**EXERCISE PROMPT**
Lift out all lines below that contain "shuffle".

**STORED DATA**
::::::

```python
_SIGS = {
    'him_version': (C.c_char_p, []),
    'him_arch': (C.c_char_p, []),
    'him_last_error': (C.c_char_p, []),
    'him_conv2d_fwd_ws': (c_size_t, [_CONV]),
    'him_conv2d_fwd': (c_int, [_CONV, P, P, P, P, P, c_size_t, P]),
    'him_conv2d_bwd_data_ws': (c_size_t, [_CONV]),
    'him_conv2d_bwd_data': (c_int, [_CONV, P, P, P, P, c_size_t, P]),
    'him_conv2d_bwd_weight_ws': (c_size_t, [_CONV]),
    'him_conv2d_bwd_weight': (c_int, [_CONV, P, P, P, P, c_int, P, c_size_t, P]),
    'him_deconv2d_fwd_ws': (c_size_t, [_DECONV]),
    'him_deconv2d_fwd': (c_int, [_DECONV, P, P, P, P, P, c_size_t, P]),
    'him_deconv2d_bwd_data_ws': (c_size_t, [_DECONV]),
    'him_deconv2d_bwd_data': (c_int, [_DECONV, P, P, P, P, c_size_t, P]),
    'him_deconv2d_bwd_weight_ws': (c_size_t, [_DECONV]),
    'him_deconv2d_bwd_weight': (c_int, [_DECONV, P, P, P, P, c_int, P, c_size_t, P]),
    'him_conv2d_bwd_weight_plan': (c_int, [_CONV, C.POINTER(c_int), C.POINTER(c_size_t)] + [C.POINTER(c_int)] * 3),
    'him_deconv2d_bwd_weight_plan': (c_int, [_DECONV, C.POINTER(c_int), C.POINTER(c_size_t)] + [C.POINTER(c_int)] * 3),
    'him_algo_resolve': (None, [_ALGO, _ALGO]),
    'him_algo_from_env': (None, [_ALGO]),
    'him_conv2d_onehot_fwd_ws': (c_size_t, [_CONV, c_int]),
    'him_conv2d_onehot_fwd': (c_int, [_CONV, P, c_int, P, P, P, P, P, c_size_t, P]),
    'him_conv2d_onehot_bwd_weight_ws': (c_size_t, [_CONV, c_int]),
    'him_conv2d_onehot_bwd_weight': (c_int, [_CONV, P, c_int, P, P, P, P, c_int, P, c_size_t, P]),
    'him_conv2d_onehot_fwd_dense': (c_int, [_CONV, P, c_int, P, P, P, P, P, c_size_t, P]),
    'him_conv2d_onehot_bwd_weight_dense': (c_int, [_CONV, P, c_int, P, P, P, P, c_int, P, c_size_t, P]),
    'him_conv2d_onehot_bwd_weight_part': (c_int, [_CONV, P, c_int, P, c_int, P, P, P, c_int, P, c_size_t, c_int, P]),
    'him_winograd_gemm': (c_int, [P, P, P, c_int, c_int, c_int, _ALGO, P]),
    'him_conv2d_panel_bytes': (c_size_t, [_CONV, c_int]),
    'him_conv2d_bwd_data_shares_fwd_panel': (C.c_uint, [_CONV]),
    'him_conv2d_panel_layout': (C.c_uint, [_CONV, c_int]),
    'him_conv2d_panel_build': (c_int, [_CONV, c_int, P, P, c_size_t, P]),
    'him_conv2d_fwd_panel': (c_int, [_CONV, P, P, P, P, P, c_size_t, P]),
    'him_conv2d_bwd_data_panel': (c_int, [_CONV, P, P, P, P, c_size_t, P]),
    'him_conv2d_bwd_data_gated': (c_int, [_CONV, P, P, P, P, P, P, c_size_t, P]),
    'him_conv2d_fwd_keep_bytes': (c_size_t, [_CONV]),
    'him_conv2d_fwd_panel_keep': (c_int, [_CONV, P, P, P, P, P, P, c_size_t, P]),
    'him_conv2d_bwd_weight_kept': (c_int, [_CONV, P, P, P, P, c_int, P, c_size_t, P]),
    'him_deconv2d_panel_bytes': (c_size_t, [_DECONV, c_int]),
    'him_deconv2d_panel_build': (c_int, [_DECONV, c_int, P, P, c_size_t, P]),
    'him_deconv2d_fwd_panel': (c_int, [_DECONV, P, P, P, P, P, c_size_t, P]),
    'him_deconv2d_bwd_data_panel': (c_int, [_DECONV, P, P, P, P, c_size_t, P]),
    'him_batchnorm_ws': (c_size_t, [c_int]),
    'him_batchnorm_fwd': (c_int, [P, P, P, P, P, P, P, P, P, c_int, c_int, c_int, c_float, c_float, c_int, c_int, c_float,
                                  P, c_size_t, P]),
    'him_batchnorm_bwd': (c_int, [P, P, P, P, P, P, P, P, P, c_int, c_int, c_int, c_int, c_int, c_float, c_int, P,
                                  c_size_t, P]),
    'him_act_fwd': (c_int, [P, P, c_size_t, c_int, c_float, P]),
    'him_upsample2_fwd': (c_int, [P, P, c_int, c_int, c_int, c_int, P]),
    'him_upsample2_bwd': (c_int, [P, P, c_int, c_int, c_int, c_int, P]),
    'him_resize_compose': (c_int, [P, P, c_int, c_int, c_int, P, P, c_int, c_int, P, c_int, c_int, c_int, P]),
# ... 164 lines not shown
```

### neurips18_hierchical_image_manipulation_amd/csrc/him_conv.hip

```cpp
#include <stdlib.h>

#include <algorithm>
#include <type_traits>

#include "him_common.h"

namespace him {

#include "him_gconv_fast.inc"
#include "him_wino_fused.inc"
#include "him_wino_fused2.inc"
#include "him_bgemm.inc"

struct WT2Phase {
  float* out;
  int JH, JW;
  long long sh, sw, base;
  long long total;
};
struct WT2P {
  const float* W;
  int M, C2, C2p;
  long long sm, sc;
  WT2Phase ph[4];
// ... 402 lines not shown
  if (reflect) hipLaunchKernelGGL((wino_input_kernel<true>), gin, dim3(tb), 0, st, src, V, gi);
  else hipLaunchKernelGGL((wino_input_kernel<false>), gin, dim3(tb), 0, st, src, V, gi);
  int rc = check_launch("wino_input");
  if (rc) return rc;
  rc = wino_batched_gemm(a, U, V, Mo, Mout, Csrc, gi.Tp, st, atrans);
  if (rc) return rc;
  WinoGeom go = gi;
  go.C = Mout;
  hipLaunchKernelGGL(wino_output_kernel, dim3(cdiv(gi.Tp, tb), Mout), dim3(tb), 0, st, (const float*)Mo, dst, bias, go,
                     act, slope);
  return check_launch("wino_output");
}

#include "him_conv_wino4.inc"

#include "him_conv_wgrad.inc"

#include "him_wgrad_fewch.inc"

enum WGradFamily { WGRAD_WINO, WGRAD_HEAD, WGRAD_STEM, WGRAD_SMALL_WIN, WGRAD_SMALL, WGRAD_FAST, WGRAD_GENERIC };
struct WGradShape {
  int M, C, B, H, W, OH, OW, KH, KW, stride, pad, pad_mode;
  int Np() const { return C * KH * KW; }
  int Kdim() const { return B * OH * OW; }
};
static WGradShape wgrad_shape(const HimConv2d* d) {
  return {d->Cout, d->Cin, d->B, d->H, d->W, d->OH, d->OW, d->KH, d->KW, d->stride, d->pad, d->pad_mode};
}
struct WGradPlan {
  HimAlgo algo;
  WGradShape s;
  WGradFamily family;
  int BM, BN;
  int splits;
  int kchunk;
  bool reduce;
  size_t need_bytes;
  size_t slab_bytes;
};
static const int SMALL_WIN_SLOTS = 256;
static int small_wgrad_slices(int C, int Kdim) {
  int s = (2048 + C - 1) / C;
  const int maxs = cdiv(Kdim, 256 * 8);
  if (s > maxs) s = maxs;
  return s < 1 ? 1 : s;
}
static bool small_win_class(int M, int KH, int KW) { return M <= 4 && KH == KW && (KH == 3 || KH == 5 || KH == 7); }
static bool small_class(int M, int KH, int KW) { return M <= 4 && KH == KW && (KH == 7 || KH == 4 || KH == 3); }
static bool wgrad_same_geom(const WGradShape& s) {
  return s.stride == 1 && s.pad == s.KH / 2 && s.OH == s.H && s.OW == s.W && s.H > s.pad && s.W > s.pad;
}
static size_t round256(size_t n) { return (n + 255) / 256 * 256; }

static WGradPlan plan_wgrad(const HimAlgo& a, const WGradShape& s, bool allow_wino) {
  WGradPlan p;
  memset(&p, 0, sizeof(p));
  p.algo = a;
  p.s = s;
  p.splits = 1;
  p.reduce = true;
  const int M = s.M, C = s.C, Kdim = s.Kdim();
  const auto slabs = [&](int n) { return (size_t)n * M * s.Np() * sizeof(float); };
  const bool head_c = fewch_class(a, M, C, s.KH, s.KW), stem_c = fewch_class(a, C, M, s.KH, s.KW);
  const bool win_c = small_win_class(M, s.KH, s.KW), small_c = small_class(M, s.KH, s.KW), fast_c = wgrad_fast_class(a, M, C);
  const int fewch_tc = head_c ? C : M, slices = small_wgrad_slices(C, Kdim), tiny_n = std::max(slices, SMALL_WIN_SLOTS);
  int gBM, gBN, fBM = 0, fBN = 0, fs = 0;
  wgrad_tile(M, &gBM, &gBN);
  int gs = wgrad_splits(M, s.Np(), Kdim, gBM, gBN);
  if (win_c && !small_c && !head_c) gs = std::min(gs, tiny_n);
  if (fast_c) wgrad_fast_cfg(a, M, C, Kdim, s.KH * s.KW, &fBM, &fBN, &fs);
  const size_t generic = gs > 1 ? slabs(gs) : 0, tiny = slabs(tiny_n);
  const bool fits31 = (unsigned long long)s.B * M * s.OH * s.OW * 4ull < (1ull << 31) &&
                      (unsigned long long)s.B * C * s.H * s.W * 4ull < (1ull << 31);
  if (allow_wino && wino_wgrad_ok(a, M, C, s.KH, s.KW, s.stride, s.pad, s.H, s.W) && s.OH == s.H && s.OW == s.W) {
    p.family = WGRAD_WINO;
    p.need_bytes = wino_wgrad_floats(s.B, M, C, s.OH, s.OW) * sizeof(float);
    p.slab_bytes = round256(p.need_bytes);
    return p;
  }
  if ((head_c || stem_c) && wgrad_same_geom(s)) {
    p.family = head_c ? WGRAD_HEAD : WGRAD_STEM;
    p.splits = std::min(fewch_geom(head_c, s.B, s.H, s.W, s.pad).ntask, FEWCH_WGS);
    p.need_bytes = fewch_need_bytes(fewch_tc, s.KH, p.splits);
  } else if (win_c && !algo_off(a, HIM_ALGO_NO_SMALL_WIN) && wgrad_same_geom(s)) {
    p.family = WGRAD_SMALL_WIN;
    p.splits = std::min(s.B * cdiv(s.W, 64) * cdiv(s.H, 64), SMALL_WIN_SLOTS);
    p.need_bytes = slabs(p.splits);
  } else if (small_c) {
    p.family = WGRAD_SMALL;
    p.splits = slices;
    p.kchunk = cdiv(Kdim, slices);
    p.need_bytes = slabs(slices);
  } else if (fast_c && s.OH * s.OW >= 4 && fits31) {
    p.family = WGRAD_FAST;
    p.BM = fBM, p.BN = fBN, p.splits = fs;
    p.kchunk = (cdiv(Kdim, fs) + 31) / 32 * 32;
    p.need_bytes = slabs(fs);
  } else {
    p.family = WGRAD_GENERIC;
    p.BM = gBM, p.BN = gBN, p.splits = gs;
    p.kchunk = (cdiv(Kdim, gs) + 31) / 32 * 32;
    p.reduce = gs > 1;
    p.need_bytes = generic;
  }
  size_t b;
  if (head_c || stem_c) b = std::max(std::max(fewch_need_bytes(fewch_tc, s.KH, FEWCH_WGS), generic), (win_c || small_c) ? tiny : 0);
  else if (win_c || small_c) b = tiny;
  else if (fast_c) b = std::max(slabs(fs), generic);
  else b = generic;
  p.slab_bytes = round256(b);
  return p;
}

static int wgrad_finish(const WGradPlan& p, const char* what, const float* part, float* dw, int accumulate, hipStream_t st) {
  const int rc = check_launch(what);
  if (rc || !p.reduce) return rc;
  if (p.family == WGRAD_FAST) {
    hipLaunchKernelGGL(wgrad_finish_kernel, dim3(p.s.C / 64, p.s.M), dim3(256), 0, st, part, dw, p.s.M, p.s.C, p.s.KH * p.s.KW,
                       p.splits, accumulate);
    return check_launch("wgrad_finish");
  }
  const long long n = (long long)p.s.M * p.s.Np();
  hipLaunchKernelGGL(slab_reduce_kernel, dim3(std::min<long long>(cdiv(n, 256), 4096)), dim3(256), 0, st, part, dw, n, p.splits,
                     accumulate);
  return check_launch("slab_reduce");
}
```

::::::

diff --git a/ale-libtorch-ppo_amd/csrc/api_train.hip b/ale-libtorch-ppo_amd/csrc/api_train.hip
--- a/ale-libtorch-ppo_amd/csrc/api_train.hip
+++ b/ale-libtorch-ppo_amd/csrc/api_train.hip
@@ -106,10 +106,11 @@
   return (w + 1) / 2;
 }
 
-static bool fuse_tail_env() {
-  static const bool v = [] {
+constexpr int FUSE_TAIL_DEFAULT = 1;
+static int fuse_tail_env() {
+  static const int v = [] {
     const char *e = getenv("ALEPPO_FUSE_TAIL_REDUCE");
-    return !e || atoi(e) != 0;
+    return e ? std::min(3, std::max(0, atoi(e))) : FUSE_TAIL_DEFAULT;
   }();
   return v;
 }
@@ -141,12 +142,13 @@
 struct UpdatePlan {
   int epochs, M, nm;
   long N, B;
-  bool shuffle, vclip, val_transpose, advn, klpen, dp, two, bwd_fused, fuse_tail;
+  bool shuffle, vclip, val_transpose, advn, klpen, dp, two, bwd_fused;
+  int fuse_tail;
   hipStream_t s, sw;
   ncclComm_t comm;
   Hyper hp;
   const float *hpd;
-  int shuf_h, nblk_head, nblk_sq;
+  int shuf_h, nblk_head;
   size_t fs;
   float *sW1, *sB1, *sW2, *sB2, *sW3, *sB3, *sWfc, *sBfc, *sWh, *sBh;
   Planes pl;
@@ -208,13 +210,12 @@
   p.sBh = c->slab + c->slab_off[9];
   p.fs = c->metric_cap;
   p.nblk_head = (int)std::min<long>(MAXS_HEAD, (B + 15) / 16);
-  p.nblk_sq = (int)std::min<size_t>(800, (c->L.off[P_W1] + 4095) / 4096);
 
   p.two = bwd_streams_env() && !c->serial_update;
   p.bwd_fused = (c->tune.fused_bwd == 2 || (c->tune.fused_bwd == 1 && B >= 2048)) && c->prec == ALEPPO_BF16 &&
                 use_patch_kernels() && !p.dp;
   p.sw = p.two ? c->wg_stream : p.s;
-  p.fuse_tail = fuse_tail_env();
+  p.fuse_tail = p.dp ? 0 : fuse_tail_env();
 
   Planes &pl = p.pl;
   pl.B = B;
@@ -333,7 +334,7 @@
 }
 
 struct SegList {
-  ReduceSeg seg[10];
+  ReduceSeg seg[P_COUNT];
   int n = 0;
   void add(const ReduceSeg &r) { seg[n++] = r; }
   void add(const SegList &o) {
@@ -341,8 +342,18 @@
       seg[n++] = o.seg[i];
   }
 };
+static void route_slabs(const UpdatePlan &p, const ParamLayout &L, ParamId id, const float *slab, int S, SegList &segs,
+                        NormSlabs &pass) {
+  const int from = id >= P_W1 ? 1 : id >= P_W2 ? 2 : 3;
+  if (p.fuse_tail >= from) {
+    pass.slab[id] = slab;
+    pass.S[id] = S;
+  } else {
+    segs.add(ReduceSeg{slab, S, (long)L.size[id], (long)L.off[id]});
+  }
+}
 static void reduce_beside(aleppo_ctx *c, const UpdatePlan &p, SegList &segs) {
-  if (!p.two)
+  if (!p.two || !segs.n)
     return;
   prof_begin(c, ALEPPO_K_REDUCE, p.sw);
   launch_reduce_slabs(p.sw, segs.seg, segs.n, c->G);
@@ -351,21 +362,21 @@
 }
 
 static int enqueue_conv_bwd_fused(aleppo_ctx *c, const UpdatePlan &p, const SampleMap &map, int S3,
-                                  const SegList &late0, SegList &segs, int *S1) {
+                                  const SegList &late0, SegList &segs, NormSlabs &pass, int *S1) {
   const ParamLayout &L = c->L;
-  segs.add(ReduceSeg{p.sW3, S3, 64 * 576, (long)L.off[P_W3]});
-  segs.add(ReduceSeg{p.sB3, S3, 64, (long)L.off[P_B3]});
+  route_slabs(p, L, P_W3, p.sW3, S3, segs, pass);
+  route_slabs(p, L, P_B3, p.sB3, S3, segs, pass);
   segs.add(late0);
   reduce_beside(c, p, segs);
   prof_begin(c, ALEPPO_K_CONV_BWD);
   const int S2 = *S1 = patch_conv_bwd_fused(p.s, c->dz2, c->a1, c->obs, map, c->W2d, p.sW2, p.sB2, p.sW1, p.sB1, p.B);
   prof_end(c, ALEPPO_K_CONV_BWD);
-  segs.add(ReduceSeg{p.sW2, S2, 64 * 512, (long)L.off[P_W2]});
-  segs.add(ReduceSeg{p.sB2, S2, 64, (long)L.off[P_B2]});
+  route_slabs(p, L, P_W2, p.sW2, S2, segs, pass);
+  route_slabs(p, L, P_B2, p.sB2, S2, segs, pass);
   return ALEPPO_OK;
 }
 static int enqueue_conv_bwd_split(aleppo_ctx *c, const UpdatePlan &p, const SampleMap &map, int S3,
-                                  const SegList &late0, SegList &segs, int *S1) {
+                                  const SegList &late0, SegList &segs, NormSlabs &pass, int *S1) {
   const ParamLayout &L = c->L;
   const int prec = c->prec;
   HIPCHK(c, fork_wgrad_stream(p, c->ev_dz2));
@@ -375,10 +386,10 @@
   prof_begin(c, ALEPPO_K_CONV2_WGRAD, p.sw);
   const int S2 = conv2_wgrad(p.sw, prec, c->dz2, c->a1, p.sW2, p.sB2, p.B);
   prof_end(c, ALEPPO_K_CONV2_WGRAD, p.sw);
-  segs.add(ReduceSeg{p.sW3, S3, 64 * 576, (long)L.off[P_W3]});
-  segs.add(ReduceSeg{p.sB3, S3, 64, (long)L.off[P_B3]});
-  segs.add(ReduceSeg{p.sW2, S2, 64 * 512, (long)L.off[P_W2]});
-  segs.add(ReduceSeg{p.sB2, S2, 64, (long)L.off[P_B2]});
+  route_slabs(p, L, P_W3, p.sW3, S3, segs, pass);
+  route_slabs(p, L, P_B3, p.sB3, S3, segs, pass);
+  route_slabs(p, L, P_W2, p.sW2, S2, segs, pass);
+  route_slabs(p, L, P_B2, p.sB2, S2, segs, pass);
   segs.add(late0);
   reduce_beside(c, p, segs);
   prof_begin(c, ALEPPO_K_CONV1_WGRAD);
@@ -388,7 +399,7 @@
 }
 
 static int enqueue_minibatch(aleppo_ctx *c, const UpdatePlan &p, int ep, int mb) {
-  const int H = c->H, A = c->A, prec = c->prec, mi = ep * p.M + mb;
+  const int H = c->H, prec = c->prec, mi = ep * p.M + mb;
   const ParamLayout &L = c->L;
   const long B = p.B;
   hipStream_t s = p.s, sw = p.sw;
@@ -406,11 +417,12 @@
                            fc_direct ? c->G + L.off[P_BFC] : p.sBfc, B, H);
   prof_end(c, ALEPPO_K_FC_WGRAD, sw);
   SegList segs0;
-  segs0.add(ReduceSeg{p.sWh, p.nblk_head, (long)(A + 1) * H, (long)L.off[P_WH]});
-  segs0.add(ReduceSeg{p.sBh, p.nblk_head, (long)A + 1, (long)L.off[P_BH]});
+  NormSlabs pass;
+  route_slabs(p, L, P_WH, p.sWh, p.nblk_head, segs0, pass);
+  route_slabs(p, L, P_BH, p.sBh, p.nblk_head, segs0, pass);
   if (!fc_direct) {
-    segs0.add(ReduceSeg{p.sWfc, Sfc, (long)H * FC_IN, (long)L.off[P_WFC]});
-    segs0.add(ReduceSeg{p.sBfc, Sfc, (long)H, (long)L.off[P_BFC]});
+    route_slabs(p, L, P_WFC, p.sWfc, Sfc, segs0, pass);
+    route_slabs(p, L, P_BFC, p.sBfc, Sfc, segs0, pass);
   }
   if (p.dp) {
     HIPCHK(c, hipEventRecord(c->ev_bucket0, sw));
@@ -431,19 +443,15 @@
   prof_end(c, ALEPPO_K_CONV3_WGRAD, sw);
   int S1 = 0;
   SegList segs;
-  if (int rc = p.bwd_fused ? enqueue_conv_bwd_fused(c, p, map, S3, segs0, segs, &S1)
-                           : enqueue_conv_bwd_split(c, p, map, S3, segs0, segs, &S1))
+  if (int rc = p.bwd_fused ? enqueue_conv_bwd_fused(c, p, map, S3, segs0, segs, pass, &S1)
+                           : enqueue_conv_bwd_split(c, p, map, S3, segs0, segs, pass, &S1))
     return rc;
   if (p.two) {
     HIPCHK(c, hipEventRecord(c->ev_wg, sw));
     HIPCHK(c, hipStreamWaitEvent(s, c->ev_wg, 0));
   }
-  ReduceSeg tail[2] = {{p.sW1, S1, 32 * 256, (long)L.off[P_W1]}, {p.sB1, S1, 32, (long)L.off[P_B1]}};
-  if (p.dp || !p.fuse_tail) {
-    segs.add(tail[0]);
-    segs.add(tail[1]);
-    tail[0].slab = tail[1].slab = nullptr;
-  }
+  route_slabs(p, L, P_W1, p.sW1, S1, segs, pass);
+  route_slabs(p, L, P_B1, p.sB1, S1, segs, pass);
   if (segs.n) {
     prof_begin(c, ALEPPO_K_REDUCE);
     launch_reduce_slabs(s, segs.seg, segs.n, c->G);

::::::

**EXPECTED ANSWER**
-  bool shuffle, vclip, val_transpose, advn, klpen, dp, two, bwd_fused, fuse_tail;
+  bool shuffle, vclip, val_transpose, advn, klpen, dp, two, bwd_fused;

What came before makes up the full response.